J. A. Gilchrist is the manager of the Indian missions. The Rev. J. A. Johnson of Berkeley, is one of those leading the movement for the betterment of the tribes. They say that the difficulty of the Indian problem is not due to any stubbornness of the Indians themselves, nor to any improvidence or to unfitness to be civilized. They declare that the government itself has repeatedly broken faith with the natives despoiled them of their lands on promise to give them others and neglected or refused to keep the promise. They term the last 100 years of United States history “A Century of Dishonor” in its reference to dealings with the aborigines, and they seek to make amends for it in all possible ways.
– Press Democrat, July 13, 1907
THOS. HOPPER SAW DROVES OF ELK
Well Known Pioneer Recalls Early Days When Antlered Herd Roamed at Will Here
“I saw elk in droves when I first came to this country, and shot quite a number of them. I remember not only seeing them wandering here and there on the site where Santa Rosa stands today, but everywhere about this section,” said Thomas Hopper, the well known pioneer and capitalist as he surveyed the big stuffed elk in the Press Democrat building on Thursday.
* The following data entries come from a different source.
class Handle:

    def __init__(self, s, device=0, shard_rank=0, shard_count=1, _problem=None):
        self.lib = load()
        self.prob, self._keep = _problem if _problem is not None else problem_from_struct(s, device, shard_rank, shard_count)
        h = _H()
        check(self.lib.dbat_hip_create(C.byref(self.prob), C.byref(h)))
        self.h = h
        self.n = int(self.lib.dbat_hip_num_params(h))
        self.m = int(self.lib.dbat_hip_num_residuals(h))
        self._cb = None

    def close(self):
        if getattr(self, 'h', None):
            self.lib.dbat_hip_destroy(self.h)
            self.h = None

    __del__ = close

    def key(self):
        k = (C.c_uint64 * 2)()
        check(self.lib.dbat_hip_handle_key(self.h, k))
        return (int(k[0]), int(k[1]))

    def set_values(self, s=None, _problem=None):
        prob, keep = _problem if _problem is not None else problem_from_struct(
            s, self.prob.device, self.prob.shard_rank, self.prob.shard_count)
        check(self.lib.dbat_hip_set_values(self.h, C.byref(prob)))
        self.prob, self._keep = prob, keep

    def serialize(self):
        x = np.empty(self.n)
        check(self.lib.dbat_hip_serialize(self.h, dptr(x)))
        return x

    def deserialize(self, x):
        nc, npnt = self.prob.n_images, self.prob.n_points
        R = 5 + self.prob.nK + self.prob.nP
        IO, EO, OP = np.empty(R * nc), np.empty(6 * nc), np.empty(3 * npnt)
        x = np.ascontiguousarray(x, float)
        check(self.lib.dbat_hip_deserialize(self.h, dptr(x), dptr(IO), dptr(EO), dptr(OP)))
        return (IO.reshape(R, nc, order='F'), EO.reshape(6, nc, order='F'),
                OP.reshape(3, npnt, order='F'))

    def structural_rank_ok(self):
        ok = C.c_int32(0)
        check(self.lib.dbat_hip_structural_rank_ok(self.h, C.byref(ok)))
        return bool(ok.value)

    def residual(self, x, want_r=True):
        x = np.ascontiguousarray(x, float)
        r = np.zeros(self.m) if want_r else None
        f = C.c_double(0)
        check(self.lib.dbat_hip_residual(self.h, dptr(x), dptr(r), C.byref(f)))
        return (r, f.value) if want_r else f.value

    def jacobian_blocks(self, x):
        no, R = self.prob.n_obs, 5 + self.prob.nK + self.prob.nP
        x = np.ascontiguousarray(x, float)
        JEO, JOP, JIO = np.zeros(12 * no), np.zeros(6 * no), np.zeros(2 * R * no)
        check(self.lib.dbat_hip_jacobian_blocks(self.h, dptr(x), dptr(JEO), dptr(JOP), dptr(JIO)))
        return (JEO.reshape(no, 6, 2).transpose(0, 2, 1), JOP.reshape(no, 3, 2).transpose(0, 2, 1),
                JIO.reshape(no, R, 2).transpose(0, 2, 1))

    def jacobian_sample(self, x, ip_cols):
        idx = np.ascontiguousarray(ip_cols, np.int64)
        n, R = idx.size, 5 + self.prob.nK + self.prob.nP
        x = np.ascontiguousarray(x, float)
        r, JEO, JOP, JIO = np.zeros(2 * n), np.zeros(12 * n), np.zeros(6 * n), np.zeros(2 * R * n)
        check(self.lib.dbat_hip_jacobian_sample(self.h, dptr(x), n, idx.ctypes.data_as(C.POINTER(C.c_int64)), dptr(r), dptr(JEO),
                                                dptr(JOP), dptr(JIO)))
        return (r.reshape(n, 2), JEO.reshape(n, 6, 2).transpose(0, 2, 1), JOP.reshape(n, 3, 2).transpose(0, 2, 1),
                JIO.reshape(n, R, 2).transpose(0, 2, 1))

    def jacobian_csc(self, x, weighted=True):
        import scipy.sparse as sp
        x = np.ascontiguousarray(x, float)
        nnz = C.c_int64(0)
        check(self.lib.dbat_hip_jacobian_csc(self.h, dptr(x), int(bool(weighted)), C.byref(nnz), None, None, None))
        colptr = np.zeros(self.n + 1, np.int64)
        rowidx = np.zeros(max(nnz.value, 1), np.int64)
        val = np.zeros(max(nnz.value, 1))
        i64 = C.POINTER(C.c_int64)
        check(self.lib.dbat_hip_jacobian_csc(self.h, dptr(x), int(bool(weighted)), C.byref(nnz), colptr.ctypes.data_as(i64),
                                             rowidx.ctypes.data_as(i64), dptr(val)))
        return sp.csc_matrix((val[:nnz.value], rowidx[:nnz.value], colptr), shape=(self.m, self.n))

    def linearize_solve(self, x, lam=0.0, scale=True):
        x = np.ascontiguousarray(x, float)
        p, st = np.empty(self.n), np.empty(8)
        check(self.lib.dbat_hip_linearize_solve(self.h, dptr(x), float(lam), int(bool(scale)),
                                                dptr(p), dptr(st)))
        return p, dict(f=st[0], JpJp=st[1], rJp=st[2], pp=st[3], trace=st[4], singular=bool(st[5]), rcond=st[6], chol_info=int(st[7]))

    def gradient(self):
        g = np.empty(self.n)
        check(self.lib.dbat_hip_gradient(self.h, dptr(g)))
        return g

    def colnorms(self):
        g = np.empty(self.n)
        check(self.lib.dbat_hip_colnorms(self.h, dptr(g)))
        return g

    def jtimes_sqnorm(self, v):
        v = np.ascontiguousarray(v, float)
        out = C.c_double(0)
        check(self.lib.dbat_hip_jtimes_sqnorm(self.h, dptr(v), C.byref(out)))
        return out.value

    def jtimes(self, v):
        v = np.ascontiguousarray(v, float)
        out = np.zeros(self.m)
        check(self.lib.dbat_hip_jtimes(self.h, dptr(v), dptr(out)))
        return out

    def solve(self, x0, opt, term_fun=None, veto_fun=None, trace_fun=None):
        x = np.ascontiguousarray(x0, float).copy()
        raised = []

        def guarded(fn, *views):
            if raised:
                return 1
            try:
                return int(bool(fn(*views)))
            except BaseException as e:
                raised.append(e)
                return 1
        keep = []
        if term_fun is not None:
            keep.append(TERM_FN(lambda _u, Jp, r, m: guarded(term_fun, np.ctypeslib.as_array(Jp, (m,)).copy(),
                                                             np.ctypeslib.as_array(r, (m,)).copy())))
            opt.term_fun = C.cast(keep[-1], C.c_void_p)
        if veto_fun is not None:
            keep.append(VETO_FN(lambda _u, xx, n: guarded(veto_fun, np.ctypeslib.as_array(xx, (n,)).copy())))
            opt.veto_fun = C.cast(keep[-1], C.c_void_p)
        if trace_fun is not None:
            def traced(_u, damping, n, res, damp, step, rho):
                if not raised:
                    try:
                        trace_fun(damping, n, res, damp, step, rho)
                    except BaseException as e:
                        raised.append(e)
            keep.append(TRACE_FN(traced))
            opt.trace_fun = C.cast(keep[-1], C.c_void_p)
        try:
            return self._solve(x, opt, raised)
        finally:
            if trace_fun is not None:
                opt.trace_fun = None
            if term_fun is not None:
                opt.term_fun = None
            if veto_fun is not None:
                opt.veto_fun = None

    def _solve(self, x, opt, raised):
        res = Result()
        mi = opt.max_iter
        rr = np.full(mi + 3, np.nan)
        damp = np.full(2 * mi + 4, np.nan)
        aux = np.full(2 * mi + 4, np.nan)
        trace = np.empty(self.n * (mi + 2)) if opt.store_trace else None
        check(self.lib.dbat_hip_solve(self.h, C.byref(opt), dptr(x), C.byref(res), dptr(rr),
                                      dptr(damp), dptr(aux), dptr(trace)))
        if raised:
            raise raised[0]
        T = (trace[:self.n * res.n_trace].reshape(self.n, res.n_trace, order='F')
             if trace is not None else None)
        return x, res, rr[:res.n_res], damp[:res.n_damp], aux, T

    def final_residuals(self):
        ru, rw = np.empty(self.m), np.empty(self.m)
        check(self.lib.dbat_hip_final_residuals(self.h, dptr(ru), dptr(rw)))
        return ru, rw

    def forwintersect(self, x, OP, skip=None):
        x = np.ascontiguousarray(x, float)
        out = np.ascontiguousarray(np.asarray(OP, float).flatten('F'))
        sk = None if skip is None else np.ascontiguousarray(np.asarray(skip, bool).astype(np.uint8))
        check(self.lib.dbat_hip_forwintersect(self.h, dptr(x), None if sk is None else sk.ctypes.data_as(_bp), dptr(out)))
        return out.reshape(3, -1, order='F')

    def set_deterministic(self, on=True):
        check(self.lib.dbat_hip_set_deterministic(self.h, int(bool(on))))

    def build_kernel_name(self):
        buf = C.create_string_buffer(64)
        check(self.lib.dbat_hip_build_kernel_name(self.h, buf, 64))
        return buf.value.decode()

    def comm_init(self, unique_id):
        buf = (C.c_uint8 * UNIQUE_ID_BYTES).from_buffer_copy(bytes(unique_id))
        check(self.lib.dbat_hip_comm_init(self.h, buf))

    def comm_allreduce_host(self, a, op='sum'):
        a = np.ascontiguousarray(a, np.float64).copy()
        check(self.lib.dbat_hip_comm_allreduce_host(self.h, dptr(a), a.size, {'sum': 0, 'max': 1, 'min': 2}[op]))
        return a

    def set_allreduce(self, pyfunc):
        def tramp(user, buf, count, stream):
            try:
                return int(pyfunc(int(buf or 0), int(count), int(stream or 0)) or 0)
            except Exception:
                import traceback
                traceback.print_exc()
                return 1
        self._cb = ALLREDUCE_FN(tramp)
        check(self.lib.dbat_hip_set_allreduce(self.h, self._cb, None))

    def owned_mask(self):
        m = np.zeros(self.n, np.uint8)
        check(self.lib.dbat_hip_owned_mask(self.h, m.ctypes.data_as(_bp)))
        return m.astype(bool)

    def index_maps(self):
        if getattr(self, '_index_maps', None) is None:
            big = 1e15
            IO, EO, OP = self.deserialize(big + np.arange(self.n, dtype=float))
            f = lambda a: np.where(a >= big / 2, np.rint(a - big), -1).astype(np.int64)
            maps = f(IO), f(EO), f(OP)
            for a in maps:
                a.setflags(write=False)
            self._index_maps = maps
        return self._index_maps

    def posterior_cov(self, x, sigma0, want_sinv=False):
        x = np.ascontiguousarray(x, float)
        NS = self.info()['NS']
        nc, npnt = int(self.prob.n_images), int(self.prob.n_points)
        nIOu = NS - 6 * nc
        CEO = np.zeros(36 * nc)
        CIO = np.zeros(max(nIOu * nIOu, 1))
        COP = np.zeros(9 * npnt)
        Sinv = np.zeros(NS * NS) if want_sinv else None
        check(self.lib.dbat_hip_posterior_cov(self.h, dptr(x), float(sigma0), dptr(CEO), dptr(CIO), dptr(COP),
                                              dptr(Sinv) if want_sinv else None))
        out = [CEO.reshape(nc, 6, 6).transpose(0, 2, 1), CIO[:nIOu * nIOu].reshape(nIOu, nIOu).T,
               COP.reshape(npnt, 3, 3).transpose(0, 2, 1)]
        if want_sinv:
            L = np.tril(Sinv.reshape(NS, NS).T)
            out.append(L + np.tril(L, -1).T)
        return tuple(out)

    def redundancy(self, x):
        x = np.ascontiguousarray(x, float)
        no = int(self.prob.n_obs)
        qvv = np.zeros(3 * max(no, 1))
        rp = np.zeros(max(self.m - 2 * no, 1))
        check(self.lib.dbat_hip_redundancy(self.h, dptr(x), dptr(qvv), dptr(rp)))
        return qvv[:3 * no].reshape(3, no, order='F'), rp[:self.m - 2 * no]

    def ray_angles(self, x):
        x = np.ascontiguousarray(x, float)
        nc, npnt = int(self.prob.n_images), int(self.prob.n_points)
        op, cam = np.zeros(max(npnt, 1)), np.zeros(max(nc, 1))
        opr, camr = np.zeros(max(npnt, 1), np.int32), np.zeros(max(nc, 1), np.int32)
        check(self.lib.dbat_hip_ray_angles(self.h, dptr(x), dptr(op), dptr(cam), opr.ctypes.data_as(_ip),
                                           camr.ctypes.data_as(_ip)))
        return op[:npnt], cam[:nc], opr[:npnt], camr[:nc]

    def ray_angles_ms(self):
        ms, info = np.zeros(3), (C.c_int64 * 2)()
        check(self.lib.dbat_hip_debug_ray_angles_ms(self.h, dptr(ms), info))
        return dict(points=float(ms[0]), cam_dirs=float(ms[1]), cam_pairs=float(ms[2]), mfma=int(info[0]),
                    workgroups=int(info[1]))

    def point_depths(self, x, thr=0.0, want_depth=True):
        x = np.ascontiguousarray(x, float)
        nc, no = int(self.prob.n_images), int(self.prob.n_obs)
        d = np.zeros(max(no, 1)) if want_depth else None
        im = np.zeros(max(nc, 1))
        st = DepthStats()
        check(self.lib.dbat_hip_point_depths(self.h, dptr(x), float(thr), dptr(d), dptr(im), C.byref(st)))
        return (d[:no] if want_depth else None), im[:nc], int(st.n_behind), float(st.min_depth), int(st.argmin_column)

    def point_depths_ms(self):
        ms = np.zeros(1)
        check(self.lib.dbat_hip_debug_point_depths_ms(self.h, dptr(ms)))
        return float(ms[0])

    def chirality_pass_ms(self, x, reps=20):
        x = np.ascontiguousarray(x, float)
        ms = np.zeros(2)
        check(self.lib.dbat_hip_debug_chirality_pass_ms(self.h, dptr(x), int(reps), dptr(ms)))
        return float(ms[0]), int(ms[1])

    def set_chirality(self, on=True, min_depth=0.0):
        check(self.lib.dbat_hip_set_chirality(self.h, int(bool(on)), float(min_depth)))

    def chirality_stats(self):
        st = VetoStats()
        check(self.lib.dbat_hip_chirality_stats(self.h, C.byref(st)))
        return int(st.tested), int(st.rejected), int(st.n_behind), float(st.min_depth)

    def coverage(self):
        return _coverage_call(lambda *a: self.lib.dbat_hip_coverage(self.h, *a), int(self.prob.n_images), int(self.prob.n_obs))

    def residual_stats(self, x):
        x = np.ascontiguousarray(x, float)
        nc, npnt = int(self.prob.n_images), int(self.prob.n_points)
        cam_n, op_n = np.zeros(max(nc, 1), np.int64), np.zeros(max(npnt, 1), np.int64)
        cam_ss, op_ss = np.zeros(max(nc, 1)), np.zeros(max(npnt, 1))
        tot, mx, mip = C.c_double(), C.c_double(), C.c_int64()
        check(self.lib.dbat_hip_residual_stats(self.h, dptr(x), cam_n.ctypes.data_as(_lp), dptr(cam_ss),
                                               op_n.ctypes.data_as(_lp), dptr(op_ss), C.cast(C.byref(tot), _dp),
                                               C.cast(C.byref(mx), _dp), C.cast(C.byref(mip), _lp)))
        return dict(cam_n=cam_n[:nc], cam_ss=cam_ss[:nc], op_n=op_n[:npnt], op_ss=op_ss[:npnt], total_ss=tot.value,
                    max_e=mx.value, max_ip=int(mip.value))

    def quality_ms(self):
        ms = np.zeros(2)
        check(self.lib.dbat_hip_debug_quality_ms(self.h, dptr(ms)))
        return dict(coverage=float(ms[0]), residual_stats=float(ms[1]))

    def robust_weights(self, x, ropt):
        x = np.ascontiguousarray(x, float)
        no = int(self.prob.n_obs)
        om, sn, sc = np.zeros(max(no, 1)), np.zeros(max(no, 1)), C.c_double()
        check(self.lib.dbat_hip_robust_weights(self.h, dptr(x), C.byref(ropt), dptr(om), dptr(sn), C.byref(sc)))
        return om[:no], sn[:no], sc.value

    def set_obs_weights(self, omega):
        if omega is None:
            check(self.lib.dbat_hip_set_obs_weights(self.h, None))
            return
        om = np.ascontiguousarray(omega, float).ravel()
        if om.size != int(self.prob.n_obs):
            raise ValueError('set_obs_weights: %d values for %d image points' % (om.size, int(self.prob.n_obs)))
        check(self.lib.dbat_hip_set_obs_weights(self.h, dptr(om)))

    def solve_robust(self, x0, opt, ropt):
        x = np.ascontiguousarray(x0, float).copy()
        res, rr = Result(), RobustResult()
        mi = opt.max_iter
        r = np.full(mi + 3, np.nan)
        damp = np.full(2 * mi + 4, np.nan)
        aux = np.full(2 * mi + 4, np.nan)
        trace = np.empty(self.n * (mi + 2)) if opt.store_trace else None
        no = int(self.prob.n_obs)
        om = np.ones(max(no, 1))
        check(self.lib.dbat_hip_solve_robust(self.h, C.byref(opt), C.byref(ropt), dptr(x), C.byref(res), dptr(r),
                                             dptr(damp), dptr(aux), dptr(trace), C.byref(rr), dptr(om)))
        T = (trace[:self.n * res.n_trace].reshape(self.n, res.n_trace, order='F')
             if trace is not None else None)
        return x, res, r[:res.n_res], damp[:res.n_damp], aux, T, rr, om[:no]

    def set_x(self, x):
        x = np.ascontiguousarray(x, float)
        check(self.lib.dbat_hip_set_x(self.h, dptr(x)))

    def bench_step(self, lam=0.0, scale=False):
        ms = np.zeros(16)
        check(self.lib.dbat_hip_bench_step(self.h, float(lam), int(bool(scale)), dptr(ms)))
        return ms

    def chol_stats(self):
        a = (C.c_int64 * 6)()
        check(self.lib.dbat_hip_chol_stats(self.h, a))
        keys = ('order_padded', 'tile_tasks', 'tile_products', 'tile_rows', 'nested_dissection', 'dataflow')
        return dict(zip(keys, [int(v) for v in a]))

    def info(self):
        a = (C.c_int64 * 24)()
        check(self.lib.dbat_hip_info(self.h, a))
        keys = ('NS', 'n_batches', 'max_k', 'n_obs_shard', 'n_pts_shard', 'BT', 'ncolmax', 'n_tiles',
                'domain_sharding', 'reduced_doubles_per_factorisation', 'vector_doubles_per_linearisation',
                'n_top_cams', 'factor_tile_rows', 'tasks_domain', 'tasks_top', 'tile_kernel_mfma',
                'heavy_tasks', 'heavy_mfma', 'heavy_row_groups', 'heavy_scratch_bytes', 'heavy_points', 'heavy_obs',
                'heavy_ksteps_per_task', 'heavy_algorithmic_flops')
        return dict(zip(keys, [int(v) for v in a]))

“I remember seeing one of the largest drove of elks I ever saw over near Bloomfield, and one time saw two fine ones down on the Cotati. I tell you they were big fellows.”
Mr. Hopper, despite his eighty-seven years, walked down town briskly on Thursday morning from his McDonald avenue residence. He has just returned from an outing on Wesley Hopper’s ranch near town, and while there took a little exercise at splitting stove wood with an axe. The exercise he says drove away the rheumatism from his shoulder.
– Press Democrat, October 12, 1907
SEBASTOPOL WORKMEN DIG UP HUMAN BONES
Workmen for the Petaluma and Santa Rosa electric railroad in digging a trench at Sebastopol recently, came across many human bones in the earth they threw from the trench. The bones were examined to ascertain if they were really from human beings. In the same spot the workmen discovered some flint arrow heads and some beads, indicating that the bones were those of Indians. Whether the men had been killed or died a peaceful death will never be known. It is generally believed the spot was once a Indian burial ground.
– Santa Rosa Republican, July 19, 1907
UNEARTH HUMAN BONES
While engaged in widening the electric company’s roadbed on Petaluma avenue this week workmen uncovered a skeleton surrounded by a stone mortar and pestle and numerous flint arrow heads. It is believed to be the remains of an Indian buried in the years long past. The bones were almost dust and many of them crumbled when handled. An old Indian burying ground is supposed to have been opened and if the excavations are carried on other finds may be reported.